The post process also contributed to the film's consistency. Color correction was performed by near-legendary colorist John Dowdell at New York's Goldcrest Post. "John gave it the look," says Froemke. "It was not easy because there were a lot of variables, but he's a genius. He did his magic."

In addition to Addiction, the centerpiece documentary, HBO presented what it calls the supplementary series: 13 short films that delve deeper into other dimensions of the issue. These segments feature interviews with drug experts, profile family training and treatment approaches, and highlight alternative programs that minimize the occurrence of relapses.

Like the centerpiece, these supplementary films enlisted the talent of leading documentarians. Joe Berlinger and Bruce Sinofsky directed South Boston Drug Court, which looks at alternatives to incarcerating repeat but non-violent drug offenders. Ellen Goosenberg Kent directed Treating Stimulant Addiction: The CBT Approach, which examines cognitive behavioral therapy as an effective treatment for stimulant addiction. And Academy Award-winner Jessica Yu directed Getting an Addict into Treatment: The CRAFT Approach, which looks at community reinforcement and family training as a gentle and effective way to guide people into treatment.

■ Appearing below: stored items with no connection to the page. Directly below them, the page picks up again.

@@ -744,7 +764,7 @@
   p.N2 = N2;
   p.alpha = alpha;
   p.alpha2 = alpha2;
-  tn_plan(M, N1, N2, &p.tiles1, &p.tiles2, &p.splits, &p.chunks_per_split, F::KM);
+  tn_plan(M, N1, N2, vitssl_persistent_cus(), &p.tiles1, &p.tiles2, &p.splits, &p.chunks_per_split, F::KM);
   const long long need = (long long)p.splits * N1 * N2;
   p.slabs = (workspace && workspace_floats >= need) ? workspace : nullptr;
   VS_CHECK_ARG(!workspace || p.slabs, "%s: workspace too small (%lld < %lld floats, vitssl_%s_workspace_floats)", F::NAME,
@@ -759,41 +779,115 @@
   return p.slabs ? tn_reduce_slabs(C, p.slabs, N1, N2, p.splits, s, F::REDUCE) : VITSSL_OK;
 }
 
+constexpr long long TN_MAX_LIST_TILES = 1 << 24;
+void tn_row_operands(TnListJob& r, const vitssl_tn_job_t& q) {
+  r.A = q.A;
+  r.B = q.B;
+  r.alpha = r.alpha2 = nullptr;
+}
+void tn_row_operands(TnListJob& r, const vitssl_fp8_tn_job_t& q) {
+  r.A = q.A8;
+  r.B = q.B8;
+  r.alpha = q.alpha;
+  r.alpha2 = q.alpha2;
+}
+template <class Job>
+long long tn_list_fill(const Job* jobs, int njobs, TnListJob* rows) {
+  long long t = 0;
+  for (int j = 0; j < njobs; ++j) {
+    TnListJob& r = rows[j];
+    tn_row_operands(r, jobs[j]);
+    r.C = jobs[j].C;
+    r.N1 = jobs[j].N1;
+    r.N2 = jobs[j].N2;
+    r.tiles2 = (r.N2 + TN_T - 1) / TN_T;
+    r.tile0 = (int)t;
+    if (r.N1 > 0 && r.N2 > 0) t += (long long)((r.N1 + TN_T - 1) / TN_T) * r.tiles2;
+  }
+  return t;
+}
+bool tn_short_list(int njobs) { return njobs <= TN_MAX_JOBS; }
+TnListPlan tn_plan_list(int njobs, long long M, int T, int G, int km) {
+  if (!tn_short_list(njobs)) return tn_list_plan(M, T, G, km, tn_knobs());
+  TnListPlan pl;
+  pl.body = 0;
+  pl.tail = T;
+  tn_batch_plan(M, T, G, &pl.splits, &pl.chunks_per_split, &pl.rem_chunks, km, tn_knobs());
+  return pl;
+}
+long long tn_table_floats(int njobs) {
+  return ((long long)njobs * (long long)sizeof(TnListJob) + 255) / 256 * 64;
+}
+
 template <class F, class Job>
 int64_t tn_batch_workspace(const Job* jobs, int njobs, int64_t M) {
-  if (!jobs || njobs <= 0 || njobs > TN_MAX_JOBS || M <= 0) return 0;
-  typename F::BatchParams pp;
-  const int T = tn_batch_fill(jobs, njobs, &pp);
-  int sp, cps, rem;
-  tn_batch_plan(M, T, vitssl_persistent_cus(), &sp, &cps, &rem, F::KM);
-  return tn_batch_need(sp, rem, T);
-}
-
-template <class F, void (*KERNEL)(typename F::BatchParams), class Job>
+  if (!jobs || njobs <= 0 || njobs > TN_MAX_LIST_JOBS || M <= 0) return 0;
+  TnListJob rows[TN_MAX_LIST_JOBS];
+  const long long T = tn_list_fill(jobs, njobs, rows);
+  if (T <= 0 || T > TN_MAX_LIST_TILES) return 0;
+  const int cus = vitssl_persistent_cus();
+  const TnListPlan pl = tn_plan_list(njobs, M, (int)T, cus, F::KM);
+  return tn_list_need(pl) + (tn_short_list(njobs) ? 0 : tn_table_floats(njobs));
+}
+
+template <class F, void (*KERNEL)(typename F::BatchParams), void (*LIST_KERNEL)(TnListParams), class Job>
 int tn_launch_batch(const Job* jobs, int njobs, int64_t M, float* workspace, int64_t workspace_floats, void* stream) {
-  VS_CHECK_ARG(jobs && njobs > 0 && njobs <= TN_MAX_JOBS, "%s: 1..%d jobs", F::BATCH, TN_MAX_JOBS);
+  VS_CHECK_ARG(jobs && njobs > 0 && njobs <= TN_MAX_LIST_JOBS, "%s: 1..%d jobs", F::BATCH, TN_MAX_LIST_JOBS);
   VS_CHECK_ARG(M > 0, "%s: empty problem", F::BATCH);
-  typename F::BatchParams pp;
-  TnBatchParams& p = tn_base(pp);
-  const int T = tn_batch_fill(jobs, njobs, &pp);
+  TnListJob rows[TN_MAX_LIST_JOBS];
+  const long long T = tn_list_fill(jobs, njobs, rows);
   for (int j = 0; j < njobs; ++j)
-    if (int rc = tn_check_operands<F>(p.A[j], p.B[j], p.C[j], M, p.N1[j], p.N2[j], j)) return rc;
-  p.M = M;
+    if (int rc = tn_check_operands<F>(rows[j].A, rows[j].B, rows[j].C, M, rows[j].N1, rows[j].N2, j)) return rc;
+  VS_CHECK_ARG(T <= TN_MAX_LIST_TILES, "%s: more than %lld tiles in one list", F::BATCH, TN_MAX_LIST_TILES);
   const long long cus = vitssl_persistent_cus();
-  tn_batch_plan(M, T, (int)cus, &p.splits, &p.chunks_per_split, &p.rem_chunks, F::KM);
-  const long long need = tn_batch_need(p.splits, p.rem_chunks, T);
+  const TnListPlan pl = tn_plan_list(njobs, M, (int)T, (int)cus, F::KM);
+  const bool short_list = tn_short_list(njobs);
+  const long long table = short_list ? 0 : tn_table_floats(njobs);
+  const long long need = tn_list_need(pl) + table;
   VS_CHECK_ARG(need == 0 || (workspace && workspace_floats >= need), "%s: workspace of %lld floats needed with %lld CUs available (vitssl_%s_workspace_floats; the answer\n"
                "changes with vitssl_set_reserved_cus: query again after changing the reserve)", F::BATCH, need, cus, F::BATCH);
-  p.slots = need ? workspace : nullptr;
-  static VsOnce attr_done{false};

Although HBO did not publicize the Addiction project's budget or financial details, it described it as a presentation of Home Box Office in association with the Robert Wood Johnson Foundation, the National Institute on Drug Abuse, and the National Institute on Alcohol Abuse and Alcoholism. (It should be noted that the Robert Wood Johnson Foundation's eponymous founder also built the small family firm of Johnson & Johnson into the pharmaceutical giant, whose addiction treatment drugs are mentioned in the films.) The project's outreach efforts were coordinated by Join Together, Faces and Voices of Recovery, and the Community Anti-Drug Coalition of America (CADCA).